Walk into any room of founders and ask each one to recite their monthly revenue. Most will get close. Ask the same room what their gross margin is, what their cash runway is, and what it cost them to acquire their last customer, and the room goes quiet. Revenue is the comfortable number because it sounds biggest, but it is not the one that decides whether a business lives through the next 12 months. The 5 numbers below are not optional for any founder running past the side hustle stage. You should be able to recite each one in under 10 seconds and explain the trend in under 30.
The first number is cash runway in months. Take your bank balance, divide by your average monthly burn, and you have it. A founder with $48,000 in the bank and $12,000 in monthly burn has 4 months of runway, which is a fire alarm. Anything under 6 months should be the only thing you are thinking about until you fix it. Anything between 6 and 12 should be the lens for every spending decision you make that quarter. The reason most founders cannot recite this number is that they confuse cash with revenue and assume strong months will keep coming, which is the assumption that has ended more small businesses than any product mistake.

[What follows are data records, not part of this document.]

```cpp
// ... 476 lines not shown
      if (vq[i]) v = *reinterpret_cast<const uint4*>(a.X + map_row(a, m) * a.K + k);
      rq[i] = v;
    }
  };
  auto sstore = [&]() {
#pragma unroll
    for (int i = 0; i < 4; ++i) {
      const int p = tid + i * PF_THREADS;
      st_transposed(Ds, (p & 15) * 8, p >> 4, rd[i]);
    }
#pragma unroll
    for (int i = 0; i < 2; ++i) {
      const int p = tid + i * PF_THREADS;
      uint4 v = rq[i];
      if (PRO) v = vq[i] ? pro_apply(pro, v) : make_uint4(0, 0, 0, 0);
      st_transposed(Qs, (p & 7) * 8, p >> 3, v);
    }
  };

  if (mbeg < mend) gload(mbeg);
  for (int mb = mbeg; mb < mend; mb += WR_BM) {
    sstore();
    __syncthreads();
    if (mb + WR_BM < mend) gload(mb + WR_BM);
#pragma unroll
    for (int kk = 0; kk < WR_BM / 32; ++kk) {
      bf16x8 df[2], qf[4];
      const int mg = kk * 4 + fm;
#pragma unroll
      for (int i = 0; i < 2; ++i) {
        const int c = wave * 32 + i * 16 + frow;
        df[i] = *reinterpret_cast<const bf16x8*>(Ds + c * WR_LDM + ((mg ^ ((c >> 3) & 7)) << 3));
      }
#pragma unroll
      for (int j = 0; j < 4; ++j) {
        const int c = j * 16 + frow;
        qf[j] = *reinterpret_cast<const bf16x8*>(Qs + c * WR_LDM + ((mg ^ ((c >> 3) & 7)) << 3));
      }
#pragma unroll
      for (int i = 0; i < 2; ++i)
#pragma unroll
        for (int j = 0; j < 4; ++j)
          acc[i][j] = __builtin_amdgcn_mfma_f32_16x16x32_bf16(df[i], qf[j], acc[i][j], 0, 0, 0);
    }
    __syncthreads();
  }
  float* out = a.partial + (int64_t)split * a.N * a.K;
#pragma unroll
  for (int i = 0; i < 2; ++i)
#pragma unroll
    for (int j = 0; j < 4; ++j) {
      const int k = k0 + j * 16 + (lane & 15);
#pragma unroll
      for (int r = 0; r < 4; ++r) {
        const int n = n0 + wave * 32 + i * 16 + (lane >> 4) * 4 + r;
        if (n < a.N && k < a.K) out[(int64_t)n * a.K + k] = acc[i][j][r];
      }
    }
}

template <typename TO>
__global__ __launch_bounds__(PF_THREADS) void k_wrw_reduce(const float* __restrict__ partial, int splits,
                                                           int64_t n, TO* __restrict__ out, int64_t out_stride) {
  __shared__ float l[4][64];
  const int e_l = threadIdx.x & 63, sg = threadIdx.x >> 6;
  const int64_t e = (int64_t)blockIdx.x * 64 + e_l;
  const int per = (splits + gridDim.y - 1) / gridDim.y;
  const int s0 = blockIdx.y * per, s1 = (s0 + per < splits) ? (s0 + per) : splits;
  float acc = 0.f;
  if (e < n)
    for (int s = s0 + sg; s < s1; s += 4) acc += partial[(int64_t)s * n + e];
  l[sg][e_l] = acc;
  __syncthreads();
  if (sg == 0 && e < n) store_one<TO>(out + (int64_t)blockIdx.y * out_stride + e, (l[0][e_l] + l[1][e_l]) + (l[2][e_l] + l[3][e_l]));
}

WrwPlan pf_wrw_plan(int M, int N, int C, int taps, bool entry_1x1, int64_t x_rows, int window_imgs);
int pf_wrw2_launch(const void* dY, const void* X, float* slabs, const float* scale_shift, int act, const uint32_t* slot,
                   int bits, int M, int N, int C, int th, int tw, int H, int Wd, int Ho, int Wo, int stride, int pad_h,
                   int pad_w, int S, int64_t x_rows, hipStream_t st);
int pf_wrw_tr_launch(const void* dY, const void* X, float* slabs, const float* scale_shift, int act,
                     const uint32_t* slot, int bits, int M, int N, int C, int th, int tw, int H, int Wd, int Ho, int Wo,
                     int stride, int pad_h, int pad_w, int S, hipStream_t st);

int pf_wrw_reduce(float* workspace, int S, int64_t n, void* dW, int dw_dtype, hipStream_t st) {
  const int gx = (int)((n + 63) / 64);
  int ry = 1;
  while (ry < 32 && gx * ry < 1024 && ry * 8 <= S) ry *= 2;
  float* stage = workspace + (int64_t)S * n;
  if (ry > 1) {
    k_wrw_reduce<float><<<dim3(gx, ry), PF_THREADS, 0, st>>>(workspace, S, n, stage, n);
    if (dw_dtype == PF_F32) k_wrw_reduce<float><<<dim3(gx, 1), PF_THREADS, 0, st>>>(stage, ry, n, (float*)dW, 0);
    else if (dw_dtype == PF_BF16) k_wrw_reduce<bf16_t><<<dim3(gx, 1), PF_THREADS, 0, st>>>(stage, ry, n, (bf16_t*)dW, 0);
    else return (int)hipErrorInvalidValue;
  } else {
    if (dw_dtype == PF_F32) k_wrw_reduce<float><<<dim3(gx, 1), PF_THREADS, 0, st>>>(workspace, S, n, (float*)dW, 0);
    else if (dw_dtype == PF_BF16) k_wrw_reduce<bf16_t><<<dim3(gx, 1), PF_THREADS, 0, st>>>(workspace, S, n, (bf16_t*)dW, 0);
    else return (int)hipErrorInvalidValue;
  }
  PF_LAUNCH_CHECK();
  return 0;
}

int pf_wrw_scatter_splits(int M, int N, int K) {
  const int tiles = ((N + WR_TN - 1) / WR_TN) * ((K + WR_TK - 1) / WR_TK);
  int S = (768 + tiles - 1) / tiles;
  const int maxS = (M + 4 * WR_BM - 1) / (4 * WR_BM);
  if (S > maxS) S = maxS;
  if (S < 1) S = 1;
  int rows = (M + S - 1) / S;
  rows = ((rows + WR_BM - 1) / WR_BM) * WR_BM;
  return (M + rows - 1) / rows;
}

extern "C" int pf_conv1x1_wrw_splits(int M, int N, int K) { return pf_wrw_plan(M, N, K, 1, true, 0, 0).S; }

extern "C" int pf_conv1x1_wrw(const void* dY, const void* X, void* dW, int dw_dtype, float* workspace,
                              const float* scale_shift, int act, const uint32_t* slot, int bits, int M, int N,
                              int K, int Ho, int Wo, int H, int Wd, int stride, void* stream) {
  if (M <= 0 || N <= 0 || K <= 0 || (K % 8) || (N % 8) || ((int64_t)N * K) % 4) return (int)hipErrorInvalidValue;
  if (!pf_aligned16(dY) || !pf_aligned16(X) || !pf_aligned16(workspace) || !pf_aligned16(dW))
    return (int)hipErrorInvalidValue;
  if (slot != nullptr && (bits < 1 || bits > 32 || scale_shift == nullptr)) return (int)hipErrorInvalidValue;
  if (stride < 1) stride = 1;
  hipStream_t st = (hipStream_t)stream;
  if (stride > 1 && (Ho <= 0 || Wo <= 0 || H <= 0 || Wd <= 0)) return (int)hipErrorInvalidValue;
  const int64_t x_rows = (stride > 1) ? (int64_t)(M / (Ho * Wo)) * H * Wd : (int64_t)M;
  const WrwPlan p = pf_wrw_plan(M, N, K, 1, true, x_rows, 0);
  int r = 0;
  if (p.kernel == WRW_SHARED) {
    r = pf_wrw2_launch(dY, X, workspace, scale_shift, act, slot, bits, M, N, K, 1, 1, H, Wd, Ho, Wo, stride, 0, 0, p.S, x_rows, st);
  } else if (p.kernel == WRW_WAVE) {
    r = pf_wrw_tr_launch(dY, X, workspace, scale_shift, act, slot, bits, M, N, K, 1, 1, H, Wd, Ho, Wo, stride, 0, 0, p.S, st);
  } else {
    ConvArgs a = conv_args(X, dY, nullptr, M, N, K);
    conv_args_prologue(a, scale_shift, act, slot, bits);
    conv_args_rowmap(a, Ho, Wo, H, Wd, stride, 0);
    a.partial = workspace;
    a.tiles_n = (N + WR_TN - 1) / WR_TN;
    const int tiles_k = (K + WR_TK - 1) / WR_TK;
    int rows = (M + p.S - 1) / p.S;
    rows = ((rows + WR_BM - 1) / WR_BM) * WR_BM;
    a.rows_per_split = rows;
    dim3 grid(a.tiles_n * tiles_k, p.S);
    if (scale_shift != nullptr) k_conv1x1_wrw<true><<<grid, PF_THREADS, 0, st>>>(a);
    else k_conv1x1_wrw<false><<<grid, PF_THREADS, 0, st>>>(a);
    PF_LAUNCH_CHECK();
  }
  if (r != 0) return r;
  return pf_wrw_reduce(workspace, p.S, (int64_t)N * K, dW, dw_dtype, st);
}
```

pocketflow_amd/csrc/pf_wrw.hip:

```cpp
#include "pf_conv_common.h"
#include <stdlib.h>

#define LDS_PTR(p) ((__attribute__((address_space(3))) void*)(p))
typedef short v4s __attribute__((ext_vector_type(4)));
typedef short v8s __attribute__((ext_vector_type(8)));

__device__ __attribute__((aligned(16))) const uint32_t pf_wrw_zero_page[64] = {0};

struct WrwArgs {
  const bf16_t* dY;
  const bf16_t* X;
  float* slabs;
  const float* ss;
  const uint32_t* slot;
  float kq, act_lo, act_hi;
  int M, N, C;
  int th, tw, H, Wd, Ho, Wo, stride, pad_h, pad_w;
  int tiles_n, tiles, rows_per_split;
};

template <int N> __device__ __forceinline__ void wrw_wait_vm() { asm volatile("s_waitcnt vmcnt(%0)" ::"n"(N) : "memory"); }

template <int BN, bool PRO, bool MAP>
__global__ __launch_bounds__(256) void k_wrw_tr(const WrwArgs a) {
  constexpr int NB = BN / 16;
  constexpr int NS = 3;
  constexpr int DY_BYTES = 4 * NB * 256, X_BYTES = 4 * 4 * 256, STAGE = DY_BYTES + X_BYTES;
  constexpr int LPS = NB + 4;
  constexpr int NBLK = NB * 4;
  extern __shared__ __attribute__((aligned(16))) unsigned char smem[];
  const int tid = threadIdx.x, lane = tid & 63;
  const int wave = __builtin_amdgcn_readfirstlane(tid >> 6);
  const int l15 = lane & 15, q = lane >> 4;
  unsigned char* ring = smem + wave * (NS * STAGE);
  const bf16_t* zero = reinterpret_cast<const bf16_t*>(pf_wrw_zero_page);

  const int nwg = gridDim.x;
  int wg = blockIdx.x;
  {
    const int xcd = wg & 7, idx = wg >> 3;
    const int qq = nwg >> 3, r = nwg & 7;
    wg = (xcd < r ? xcd * (qq + 1) : r * (qq + 1) + (xcd - r) * qq) + idx;
  }
  const int tile = wg % a.tiles, split = wg / a.tiles;
  const int tn = tile % a.tiles_n, tk = tile / a.tiles_n;
  const int n0 = tn * BN;
  const int cch = a.C >> 6;
  const int tap = tk / cch, c0 = (tk - tap * cch) * 64;
  const int tap_r = tap / a.tw, tap_s = tap - tap_r * a.tw;
  const int ktot = a.th * a.tw * a.C;
  const int mbeg = split * a.rows_per_split;
  const int mend = (mbeg + a.rows_per_split < a.M) ? (mbeg + a.rows_per_split) : a.M;
  const int nsteps = (mend > mbeg) ? (mend - mbeg + 31) / 32 : 0;
  const int my_steps = (nsteps > wave) ? (nsteps - wave + 3) / 4 : 0;

  float psc[4], psh[4];
  Pro pro;
  pro_init(pro, a.act_lo, a.act_hi, a.kq, PRO ? a.slot : nullptr);
  if (PRO) {
#pragma unroll
    for (int j = 0; j < 4; ++j) {
      psc[j] = pro_fold_scale(pro, a.ss[c0 + j * 16 + l15]);
      psh[j] = pro_fold_shift(pro, a.ss[a.C + c0 + j * 16 + l15]);
    }
  }

  const int sb = lane >> 4, srow = (lane & 15) >> 1, sch = lane & 1;
  const int hw_o = a.Ho * a.Wo;
  auto stage = [&](int step, int buf) {
    unsigned char* dst = ring + buf * STAGE;
    const int mb = mbeg + step * 32;
#pragma unroll
    for (int pg = 0; pg < 4; ++pg) {
      const int m = mb + pg * 8 + srow;
      const bool ok = m < mend;
#pragma unroll
      for (int g4 = 0; g4 < NB / 4; ++g4) {
        const int n = n0 + (g4 * 4 + sb) * 16 + sch * 8;
        const bf16_t* src = (ok && n < a.N) ? (a.dY + (int64_t)m * a.N + n) : (zero + sch * 8);
        __builtin_amdgcn_global_load_lds(src, LDS_PTR(dst + (pg * NB + g4 * 4) * 256), 16, 0, 0);
      }
      bool okx = ok;
      int64_t row = m;
      if (MAP && ok) {
// ... 162 lines not shown
#define PF_W_MAKE_RSRC(p, bytes) __builtin_amdgcn_make_buffer_rsrc((void*)(p), (short)0, (int)(bytes), 0x00020000)
#define PF_W_BUFFER_LOAD_LDS16(rs, lds, voff) __builtin_amdgcn_raw_ptr_buffer_load_lds(rs, LDS_PTR(lds), 16, voff, 0, 0, 0)
#else
typedef int pf_wrsrc_t;
#define PF_W_MAKE_RSRC(p, bytes) 0
#define PF_W_BUFFER_LOAD_LDS16(rs, lds, voff) ((void)(rs), (void)(lds), (void)(voff))
#endif
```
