@@ -1135,17 +1136,21 @@
     __syncthreads();
 }
 constexpr int SOA_STRIDES[3] = {2049, 3073, 4097};
-__host__ __device__ constexpr int prune_mark_ct(int soa) { return (3 * soa * 4 + 64 + 15) & ~15; }
-__host__ __device__ inline size_t prune_lds_bytes(int t_seg, int nthr) { return (size_t)(((t_seg + 8) & ~7) * 2) + ((size_t)nthr + 4) * 4 + 8 * 8 * 4 + ((size_t)nthr + 64) * 4 + 16 * 8 + 32; }
+static_assert(PRUNE_OUTER_STRIDE == SOA_STRIDES[2], "prune_lds.h and the packed loop disagree about the largest stride");
 
 #ifndef MHIP_FAST_MIN_WAVES
 #define MHIP_FAST_MIN_WAVES 8
+#endif
+#ifndef MHIP_PRUNE_MIN_WAVES
+#define MHIP_PRUNE_MIN_WAVES 6
 #endif
 #ifndef MHIP_SB
 #define MHIP_SB 4
 #endif
 template <class T, int LJM, int COULM, bool ENERGY, bool MINIMG, bool SEG, bool PRUNE>
-constexpr int force_min_waves() { return (std::is_same<T, float>::value && LJM == LJ_DIST_UNIFORM && COULM == MHIP_COUL_NONE && !ENERGY && !MINIMG && !SEG && !PRUNE) ? MHIP_FAST_MIN_WAVES : 1; }
+constexpr int force_min_waves() {
+    return (std::is_same<T, float>::value && LJM == LJ_DIST_UNIFORM && COULM == MHIP_COUL_NONE && !ENERGY && !MINIMG && !SEG) ? (PRUNE ? MHIP_PRUNE_MIN_WAVES : MHIP_FAST_MIN_WAVES) : 1;
+}
 
 template <class T, int LJM, int COULM, bool ENERGY, bool MINIMG, bool SEG, bool PRUNE, int SOA_STRIDE = 4097, bool STEP = false, bool HALO = false, bool LANG = false>
 __global__ void __launch_bounds__(BlockLimits<T>::max_threads, (force_min_waves<T, LJM, COULM, ENERGY, MINIMG, SEG, PRUNE>()))
@@ -1233,11 +1238,17 @@
     [[maybe_unused]] uint16_t* l_new = nullptr; [[maybe_unused]] int32_t* l_scan = nullptr; [[maybe_unused]] float* l_box = nullptr;
     [[maybe_unused]] int32_t* l_cnt = nullptr; [[maybe_unused]] int32_t* l_wmax = nullptr; [[maybe_unused]] const uint2* l_lut = nullptr;
     [[maybe_unused]] int n_new = 0;
+    constexpr bool P_FAST = PRUNE && std::is_same<T, float>::value && LJM == LJ_DIST_UNIFORM && COULM == MHIP_COUL_NONE && !ENERGY && !MINIMG && !SEG;
+    [[maybe_unused]] bool p_compact = false;
+    [[maybe_unused]] float p_d2 = 0.f;
+    [[maybe_unused]] constexpr uint32_t P_SENT = (uint32_t)(SOA_STRIDE - 1) << ESHIFT_SCALED;
+    if constexpr (P_FAST) p_compact = !A.any_special && A.soa == SOA_STRIDE && A.eshift == ESHIFT_SCALED;
     if constexpr (PRUNE) {
         l_new = reinterpret_cast<uint16_t*>(smem + A.mark_off);
-        l_scan = reinterpret_cast<int32_t*>(smem + A.mark_off + ((A.T_lds + 8) & ~7) * 2);
-        l_box = reinterpret_cast<float*>(l_scan + nthr + 4);
+        l_scan = reinterpret_cast<int32_t*>(smem + A.mark_off + prune_table_bytes(A.T_lds));
+        l_box = reinterpret_cast<float*>((P_FAST && prune_compacts(SOA_STRIDE) && p_compact) ? l_scan : l_scan + nthr + 4);
         l_wmax = reinterpret_cast<int32_t*>(l_box + 64); l_cnt = l_wmax + 64;
+        if constexpr (P_FAST) { if (prune_compacts(SOA_STRIDE) && p_compact) l_scan = l_cnt; }
         if (tid < 64) l_wmax[tid] = 0;
         l_lut = reinterpret_cast<const uint2*>(l_cnt + nthr);
         if (tid < 16) {
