template <bool GEN>
__device__ __forceinline__ unsigned wf_shade_body(const WaveParams& W, const DevScene* scp, Scope sc_, int cur, unsigned* s_ctr) {
    const RenderParams& P = W.base;
    const unsigned n_g = W.st->cnt[cur][0], n_p = W.st->cnt[cur][1], n = n_g + n_p;
    const unsigned lane = threadIdx.x & 31u;
    const float4* qc = cur ? W.queue[1] : W.queue[0];
    float4* qn = cur ? W.queue[0] : W.queue[1];
    if (sc_.bid == 0 && threadIdx.x == 0) W.st->npairs = 0;
    unsigned n_direct = 0;
    const unsigned stride = sc_.nblk * blockDim.x;
    for (unsigned idx0 = sc_.bid * blockDim.x + threadIdx.x - lane; idx0 < n; idx0 += stride) {
        const bool have = idx0 + lane < n;
        const unsigned idx = wf_entry(idx0 + lane, n_g, n_p, (unsigned)W.capacity);
        bool cont = false;
        float4 a, b, c;
        if (have) {
            a = qc[3 * (size_t)idx]; b = qc[3 * (size_t)idx + 1]; c = qc[3 * (size_t)idx + 2];
            unsigned long long key = W.best_key[idx];
            const uint32_t slot = __float_as_uint(b.w), sd = __float_as_uint(c.w);
            const uint32_t pix = rng_pixel(P, slot);
            const uint32_t smp = sd >> 8;
            const int depth = (int)(sd & 255u);
            const uint32_t bounce = (uint32_t)(P.max_depth - depth + 1);
            int k = (int)(unsigned)key;
            double td = __longlong_as_double((long long)W.best_t[idx]);
            W.best_key[idx] = BEST_KEY_MISS;
            W.best_t[idx] = BEST_T_INIT;
            if (key == BEST_KEY_OVERFLOW) {
                exact_closest_hit<GEN>(scp, a.x, a.y, a.z, b.x, b.y, b.z, a.w, P.key, pix, smp, bounce, &td, &k);
                key = k < 0 ? BEST_KEY_MISS : 1ull;
            } else {
                for (int kd = P.sc.n_list; kd < P.sc.n; ++kd) {
                    ++n_direct;
                    const double t = refine_leaf<GEN>(scp, kd, a.x, a.y, a.z, b.x, b.y, b.z, a.w, 0.001, (double)FLT_MAX, true, P.key, pix,
                                                      smp, bounce);
                    const unsigned long long kk = (((unsigned long long)__ldg(&P.sc.tie_hi[kd])) << 32) | (unsigned)kd;
                    if (t < td || (t < CUDART_INF && t == td && kk < key)) {
                        td = t;
                        key = kk;
                        k = kd;
                    }
                }
            }
            const bool hit = key != BEST_KEY_MISS;
            if (P.path_pixel) path_log_ray(P, slot, (int)bounce - 1, a, b, hit ? k : -1, hit ? td : CUDART_INF);
            if (!hit) {
                atomicAdd(&s_ctr[DC_TERM_MISS], 1u);
                if (P.path_pixel) path_log_end(P, slot, (int)bounce, TERM_MISS);
            } else {
                float3 o = f3(a.x, a.y, a.z), d = f3(b.x, b.y, b.z);
                float3 att, em;
                int reason = TERM_NONE;
                float tmv = a.w;
                ScatterRng rng{P.key, pix, smp, bounce, nullptr, nullptr};
                cont = shade_hit<GEN>(P.sc, scp, k, (float)td, o, d, tmv, depth > 0, rng, att, em, reason);
                if (em.x != 0.f || em.y != 0.f || em.z != 0.f) {
                    float* dst = P.sum + (size_t)slot * 3;
                    atomicAdd(dst + 0, c.x * em.x);
                    atomicAdd(dst + 1, c.y * em.y);
                    atomicAdd(dst + 2, c.z * em.z);
                }
                if (cont) {
                    a = make_float4(o.x, o.y, o.z, tmv);
                    b = make_float4(d.x, d.y, d.z, b.w);
                    c = make_float4(c.x * att.x, c.y * att.y, c.z * att.z, __uint_as_float((smp << 8) | (uint32_t)(depth - 1)));
                } else {
                    atomicAdd(&s_ctr[reason == TERM_LIGHT ? DC_TERM_LIGHT
                                     : reason == TERM_ABSORB ? DC_TERM_ABSORB : DC_TERM_DEPTH], 1u);
                    if (P.path_pixel) path_log_end(P, slot, (int)bounce, reason);
                }
            }
        }
        const unsigned mc = __ballot_sync(0xffffffffu, cont);
        if (mc) {
            unsigned base = 0u;
            if (lane == 0) base = atomicAdd(&W.st->cnt[cur ^ 1][0], (unsigned)__popc(mc));
            base = __shfl_sync(0xffffffffu, base, 0);
            if (cont) {
                float4* q = qn + 3 * (size_t)(base + __popc(mc & ((1u << lane) - 1u)));
                q[0] = a; q[1] = b; q[2] = c;
            }
        }
    }
    if (n_direct) atomicAdd(&s_ctr[DC_DIRECT], n_direct);
    return 0u;
}

template <bool GEN>
__global__ void __launch_bounds__(256, GEN ? 1 : 0) wf_shade(const __grid_constant__ WaveParams W) {
    if (W.st->mode != MODE_RUN) return;
    TraceScope trace(W.trace);
    const RenderParams& P = W.base;
    __shared__ unsigned s_ctr[DC_COUNT];
    if (threadIdx.x < DC_COUNT) s_ctr[threadIdx.x] = 0;
    __syncthreads();
    wf_shade_body<GEN>(W, &W.base.sc, grid_scope(), W.cur, s_ctr);
    __syncthreads();
    if (threadIdx.x < DC_COUNT && s_ctr[threadIdx.x]) atomicAdd(&P.counters[threadIdx.x], (unsigned long long)s_ctr[threadIdx.x]);
    if (threadIdx.x == 0) {
        __threadfence();
        if (atomicAdd(&W.st->done, 1u) == gridDim.x - 1) {
            __threadfence();
            W.st->done = 0;
            const unsigned n_cont = *(volatile unsigned*)&W.st->cnt[W.cur ^ 1][0];
            const unsigned want = (unsigned)W.capacity - n_cont;
            unsigned n_fresh = 0;
            unsigned long long base = 0ull;
            if (!W.st->exhausted && want) {
                base = atomicAdd(P.work_counter, (unsigned long long)want);
                if (base < P.total_work) n_fresh = (unsigned)min((unsigned long long)want, P.total_work - base);
                if (base + want >= P.total_work) W.st->exhausted = 1u;
            }
            W.st->cnt[W.cur ^ 1][1] = n_fresh;
            W.st->gen_base[W.cur ^ 1] = base;
            if (n_fresh) atomicAdd(&P.counters[DC_SAMPLES], (unsigned long long)n_fresh);
            if (n_cont + n_fresh == 0) W.st->mode = MODE_DONE;
            __threadfence();
            publish_status(W, n_cont + n_fresh, n_fresh, W.st->exhausted, W.st->mode, W.iter);
        }
    }
}

struct TraceParamsB {
    DevScene sc;
    int n;
    const float* origins;
    const float* dirs;
    const float* times;
    double tmin, tmax;
    double* out_t;
    int* out_id;
    unsigned long long* stats;
};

The second number is gross margin. This is revenue minus the direct cost of delivering the product or service, divided by revenue. A coaching business doing $20,000 a month with $2,000 in delivery costs has a 90 percent gross margin. A reseller doing the same $20,000 with $14,000 in cost has a 30 percent margin, and the two businesses are not even close to comparable. Knowing this number tells you how much of every new dollar actually funds your overhead, your salary, and your growth. Founders who optimize for top line and ignore this number end up working harder every year while the bank balance stays flat. Healthy targets vary by industry, but anything under 40 percent for a service business or under 25 percent for product should trigger a serious pricing or sourcing conversation.
The third number is monthly cash collections, not monthly invoiced revenue. There is a real difference between the two, and that difference is where many small businesses get into trouble. You can invoice $30,000 in May and only collect $14,000 by month end because half your clients are slow payers and one is in dispute. Cash is what pays rent, payroll, and contractors, not invoices. Track collections weekly, not monthly, and you will notice payment problems three weeks earlier than your bookkeeper would tell you. Founders who confuse the invoice with the deposit are usually the ones surprised when payroll runs short, even though revenue on paper looked healthy.
The fourth number is customer acquisition cost. Add up everything you spent on marketing and sales in a month, divide by the number of new paying customers you got, and you have it. If you spent $2,400 on ads and onboarding and brought in 6 new clients at $200 each, your CAC is $400 against an average first month revenue of $200, which is a money losing setup unless those clients stay long enough to recoup. The number tells you whether your channel mix is sustainable or whether you are buying revenue at a loss. Most founders track ad spend without ever computing this ratio, which is how Facebook and Google end up taking the margin that was supposed to fund the business. Run the math every month and kill any channel where CAC exceeds the first 6 months of revenue from that customer.
The fifth number is customer lifetime value, often expressed against CAC as the LTV to CAC ratio. Lifetime value is average monthly revenue per customer multiplied by average months retained, minus the cost to serve them. A subscription earning $80 a month with 14 month retention and $10 delivery cost has an LTV of $980. If your CAC is $200, your LTV to CAC ratio is just under 5 to 1, which is healthy. Anything under 3 to 1 means you are spending too much to bring people in, and anything over 5 to 1 sometimes means you are underspending on growth. Track this quarterly because retention moves slowly, and use it to make every paid acquisition decision next quarter.
Put all 5 numbers on the front page of a spreadsheet and update them on the first Monday of every month. A founder who can recite cash runway, gross margin, monthly cash collections, CAC, and LTV in 10 seconds can make pricing, hiring, and marketing decisions with real confidence. A founder who cannot is gambling, even when revenue looks fine on the surface. The math is not difficult. The discipline is. Pick a Monday in the next two weeks, calculate all 5, and update them every month for the rest of the year.